Jul 3, 2008
Thirty Days in July Could Open Door To New Future

George Bush’s “legacy” has become even more befuddling.

Is he to be remembered as the president who vetoed a Farm Bill that has some really progressive new stuff in it? Or should he be remembered for his administration’s role in getting that really progressive stuff into the bill before he vetoed it more than a year later?

The confusion showed up at USDA, too. Even as the Farm Bill was still caught in snafu-land, having been passed and vetoed in the wrong version and repassed again, effectively negating the veto, USDA employees were trying to prepare to meet a Sept. 30 deadline that would be effective if the bill became law. They would have to hand out $27 million in new grants for research that specialty crops growers had worked hard to get – and which Congress said, in the bill, USDA has to spend before the fiscal year ends.

Here’s the situation. Your boss, the president, vetoed legislation that he – and you, as a working stiff at USDA – are now obliged by law to implement. And because of the dithering by both sides, it’s June and the fiscal year ends in 100 days, so it has a deadline built in that would be hard to meet even if the president liked the bill.

The “result” showed up in a mid-June document announcing a plan to announce a plan.

“It is anticipated that the SCRI Request for Applications will be released in July 2008 with a 30-day open period,” according to the announcement from the Cooperative State Research, Education and Extension Service (CSREES). SCRI stands for Specialty Crop Research Initiative.

The signal was good enough. People – many of them researchers – who had pushed hard as part of the Specialty Crop Farm Bill Alliance got the message. Many of them already had research proposals in mind – and probably in draft form on their laptop computers – waiting for the signal to proceed.

“All applicants are required to provide funds or in-kind support from non-federal sources in an amount that is at least equal to the federal funds requested,” the CSREES announcement said.

“Eligible applicants include federal agencies, national laboratories, colleges and universities, research institutions and organizations, private organizations or corporations, state agricultural experiment stations, individuals or groups consisting of two or more of these entities.”

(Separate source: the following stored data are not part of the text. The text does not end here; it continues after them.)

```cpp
#define UVS_NF 11
#define UVS_FD 16
#define UVS_RD (UVS_NF * UVS_FD)
#define UVS_NBLK (UVS_NF * (UVS_NF + 1) / 2)
#define UVS_NBLKX (UVS_NBLK + UVS_NF + 1 + UVS_NF + 2)
#define UVS_EX_INDEX(a) (16 * (a) + 15)
#define UVS_RELO_FRAME (UVS_NF + 1)
#define UVS_RELO2_BLOCKROW (UVS_NF + 2)
#define UVS_NBLKX2 (UVS_NBLKX + UVS_NF + 3)
#define UVS_RELO2_DOUBLES 2304
#define UVS_XDIM 192
#define UVS_TD_INDEX (UVS_RD - 1)
#define UVS_BLK_LD 17
#define UVS_BLK_SZ (16 * UVS_BLK_LD)
#define UVS_S_DOUBLES (UVS_NBLK * UVS_BLK_SZ)

#define UVS_IMU_STRIDE 296
#define UVS_IMU_JAC 20
#define UVS_IMU_COV 68
#define UVS_IMU_WS 226
#define UVS_IMU_JIDX(R, C, i, j) (9 * ((R) == 0 ? ((C) == 9 ? 0 : 1) : (R) == 3 ? 2 : ((C) == 9 ? 3 : 4)) + 3 * (i) + (j))

// ... 52 lines not shown
    int32_t d_lnmeas;
    int32_t d_imu;
    int32_t d_prior;
    int32_t i_pt_lm, i_pt_fi, i_pt_fj, i_pt_beg;
    int32_t i_ln_lm, i_ln_fj, i_ln_vp, i_ln_beg;
    int32_t i_imu;
    int32_t i_prior;
    int32_t i_chunks;
    int32_t i_wblk;
    int32_t i_lists;
    int32_t w_invd0, w_invd1, w_line0, w_line1;
    int32_t w_ltrig0, w_ltrig1;
    int32_t w_scale_pt, w_scale_ln;
    int32_t w_pt_E, w_pt_x;
    int32_t w_ln_Y, w_ln_x;
    int32_t w_imu;
    int32_t w_imu_w;
    int32_t w_out;
    int32_t w_prior_h0;
    int32_t n_pblk;
    int32_t w_gacc;
    int32_t n_cimg, w_cimg;
    int32_t ws_doubles;
    int32_t blob_bytes;
    int32_t cur_sel;
    int32_t max_chunk_doubles;
    int32_t n_parts;
    int32_t chol_half_ok;
    int32_t reserved0;
    int64_t out_host;
    int32_t redamp_ok;
};

#define UVS_PH_G0(n) ((((n) * (n)) + 1) & ~1)
#define UVS_PH_C0(n) (UVS_PH_G0(n) + UVS_MAX_PRIOR_DIM)
#define UVS_PH_HD(n) (UVS_PH_C0(n) + 8)
#define UVS_PH_DOUBLES(n) (UVS_PH_HD(n) + UVS_RD)
#define UVS_WIMU_STRIDE 936
#define UVS_LN_X 24
```

uv-slam_amd/csrc/uvs_solve_kernel.h:

```cpp
#pragma once
#include <hip/hip_runtime.h>
#include <initializer_list>
#include <utility>
#include "../../include/uvs_solver.h"
#include "uvs_layout.h"
#include "uvs_factors.h"

namespace uvsdev {

#ifndef UVS_UNIT
#define UVS_UNIT unit
#endif

#ifndef UVS_X_PLAIN_TID
static __device__ __forceinline__ int lane_tid() { int t = threadIdx.x; asm volatile("" : "+v"(t)); return t; }
#else
static __device__ __forceinline__ int lane_tid() { return threadIdx.x; }
#endif
static constexpr int NT = UVS_NT;
static constexpr int NW = NT / 64;
static constexpr bool ROLES = NT > 256;
static constexpr int ET = ROLES ? 256 : NT;
static constexpr int EW = ET / 64;
static constexpr int GT0 = NT - UVS_GT;
// ... 33 lines not shown
static constexpr int L_PRC = L_PR + UVS_MAX_PRIOR_DIM;
static constexpr int L_RED = L_PRC + UVS_MAX_PRIOR_DIM;
static constexpr int L_CTRL = L_RED + (5 * NW > 24 ? 5 * NW : 24);
static constexpr int L_PROF = L_CTRL + 32;
static constexpr int L_WPROF = L_PROF + 24;
static constexpr int L_LCOST = L_WPROF + 8;
static constexpr int LACC = 1;
static constexpr int L_LGMAX = L_LCOST + ET / LACC;
static constexpr int L_PX0 = L_LGMAX + 8;
static constexpr int L_PTAB = L_PX0 + 9 * UVS_MAX_PRIOR_BLOCKS;
static constexpr int L_SMALL = (L_PTAB + 2 * UVS_MAX_PRIOR_BLOCKS + 1) & ~1;
static constexpr int L_S = L_SMALL;
static constexpr int L_TOTAL = L_S + UVS_S_DOUBLES;
static_assert(L_TOTAL * 8 <= 160 * 1024, "LDS map exceeds the 160 KB of a CU");
enum { P_SETUP = 0, P_OBS, P_LMPREP, P_GATHER, P_ASSEMBLE, P_CHOL, P_TRSV, P_BACKSUB, P_COST, P_MISC, P_CH_DIAG, P_CH_PANEL, P_CH_TRAIL, P_AS_IMU, P_AS_ZERO, P_AS_ADD, P_LAST };
#define UVS_PROF(c, k) do { if ((c).o.debug && lane_tid() == 0) { const long long now_ = clock64(); (c).sh[L_PROF + (k)] += (double)(now_ - (long long)(c).sh[L_PROF + 23]); (c).sh[L_PROF + 23] = (double)now_; } } while (0)
static constexpr size_t LDS_BYTES = (size_t)L_TOTAL * 8;
static constexpr int TL_PER_WAVE = 4096;
inline namespace UVS_UNIT { __device__ long long g_lin_tl[8 * TL_PER_WAVE * 2]; }
#define UVS_TLOG(c, id) do { if ((c).o.debug == 5 && (threadIdx.x & 63) == 0 && blockIdx.x == 0) { const int w_ = threadIdx.x >> 6; const int n_ = (int)(c).sh[L_WPROF + w_]; \
    if (n_ < TL_PER_WAVE) { g_lin_tl[2 * (w_ * TL_PER_WAVE + n_)] = (id); g_lin_tl[2 * (w_ * TL_PER_WAVE + n_) + 1] = clock64(); (c).sh[L_WPROF + w_] = (double)(n_ + 1); } } } while (0)

enum { C_COST = 0, C_RADIUS, C_DECR, C_XNORM, C_GMAX, C_CAND, C_MCC, C_STEP2, C_XC2, C_GO, C_IT, C_INVALID, C_CUR, C_FIRST,
       C_TERM, C_NSUCC, C_CHOLOK, C_GMAXLM, C_TIMEUP };

struct KOpts {
    int max_it, ex_free, keep_cand, jacobi;
    double sqrt_info, line_factor, vp_factor, loss_pt, loss_ln, loss_vp, G[3];
    double r0, rmax, rmin, min_rel, dlo, dhi, ftol, gtol, ptol;
    int max_invalid;
    int debug;
    long long max_ticks;
    int redamp;
};

inline namespace UVS_UNIT {
__constant__ unsigned char c_blk_fa[UVS_NBLK];
__constant__ unsigned char c_blk_fb[UVS_NBLK];
}

UVS_DEV int sidx(int i, int j) {
    const int bi = i >> 4, bj = j >> 4;
    return (((bi * (bi + 1)) >> 1) + bj) * UVS_BLK_SZ + (i & 15) * UVS_BLK_LD + (j & 15);
}
UVS_DEV double bcast_lane(double v, int lane) {
    const int lo = __builtin_amdgcn_readlane(__double2loint(v), lane);
    const int hi = __builtin_amdgcn_readlane(__double2hiint(v), lane);
    return __hiloint2double(hi, lo);
}
UVS_DEV void wave_sync() {
    __builtin_amdgcn_fence(__ATOMIC_RELEASE, "wavefront");
    __builtin_amdgcn_wave_barrier();
    __builtin_amdgcn_fence(__ATOMIC_ACQUIRE, "wavefront");
}

UVS_DEV double wave_sum(double v) {
#pragma unroll
    for (int off = 32; off > 0; off >>= 1) v += __shfl_down(v, off, 64);
    return v;
}
UVS_DEV double wave_max(double v) {
#pragma unroll
    for (int off = 32; off > 0; off >>= 1) v = fmax(v, __shfl_down(v, off, 64));
    return v;
}
UVS_DEV void rsqrt_pair(double x, double* sq, double* rsq) {
// ... 984 lines not shown
#pragma unroll
                        for (int r = 0; r < GR; ++r) A.g[r] -= (ok && diag) ? o.gg[u][r] : 0.0;
                    }
                }
            });
    }
    if (DELTA) return;
    {
        struct Ops { double p0[GR], p1[GR]; d2_t q0[3], q1[3], rc; };
        const int e0 = on ? lists[UVS_NGRP + 1 + g] : 0, e1 = on ? lists[UVS_NGRP + 2 + g] : 0;
        gather_walk<1, Ops>(ent, e0, e1,
            [&](int, const int* w, Ops& o) {
                const int lo = w[0] & 0x7fff;
                const double* pa = S0 + lo + r0;
                const double* pb = S0 + ((unsigned)w[0] >> 16);
#pragma unroll
                for (int r = 0; r < GR; ++r) { o.p0[r] = pa[r]; o.p1[r] = pa[p1off + r]; }
#pragma unroll
                for (int k = 0; k < 3; ++k) { o.q0[k] = lds2(pb + 2 * k); o.q1[k] = lds2(pb + 6 + 2 * k); }
                o.rc = lds2(S0 + lo + ((w[0] & UVS_PT_ENTRY_A) ? UVS_PT_RC2 - UVS_PT_A : rcoff));
            },
            [&](int, Ops& o) {
#pragma unroll
                for (int r = 0; r < GR; ++r) {
                    if (dirv) { row_fma(A.v + 6 * r, o.p0[r], o.q0); row_fma(A.v + 6 * r, o.p1[r], o.q1); }
                    if (tdcol) A.v[6 * r] += o.p0[r] * o.q0[0].x + o.p1[r] * o.q0[0].y;
                    if (diag) { A.g[r] += o.p0[r] * o.rc.x + o.p1[r] * o.rc.y; A.hd[r] += o.p0[r] * o.p0[r] + o.p1[r] * o.p1[r]; }
                }
            });
    }
}
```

It should be noted that the process is competitive. The best ideas will win a share, and more funding will be asked for than is available.

In a nutshell, the door will open for proposals. The SCRI gets $500 million in new, mandated funding over five years. Of that, $230 million must go for research targeted to five areas. One of those areas is new innovations and technology: mechanization. Attention is expected to focus on mobile platforms, bin fillers, sensors, imaging, robotics – machines and concepts to reduce the labor intensiveness of fruit and vegetable production.

It has been 30 years since USDA support for research aimed at replacing human labor with machines was largely curtailed by order of the secretary of agriculture.

Dan Guyer, one of the remaining two agricultural engineers at Michigan State University devoted to specialty crop mechanization, said the path is open for researchers to support a vision laid out by the Tree Fruit Technology Roadmap. He spoke at the Controlled Atmosphere Storage Clinic in Clarksville, Mich., two days after the CSREES announcement.

To Bush’s credit, he vetoed the Farm Bill because it didn’t contain reforms he wanted – and the bill would have been much better with those reforms in it. There is virtually no reason left to make direct payments to farmers based on production history.

And the Farm Bill is expensive, lit up like a Christmas tree with new provisions enfranchising specialty crops producers and organic farmers, who were virtually ignored in previous Farm Bills.

Still, part of that was put there by his administration. Bush needs to be credited for the work done by his Secretary of Agriculture, Mike Johanns, and the man who replaced him as acting secretary, Chuck Conner. They led listening sessions in many parts of the country and developed the administration’s version of the Farm Bill. That version contained the Specialty Crop Research Initiative, now poised to bring a breath of fresh air to horticulture.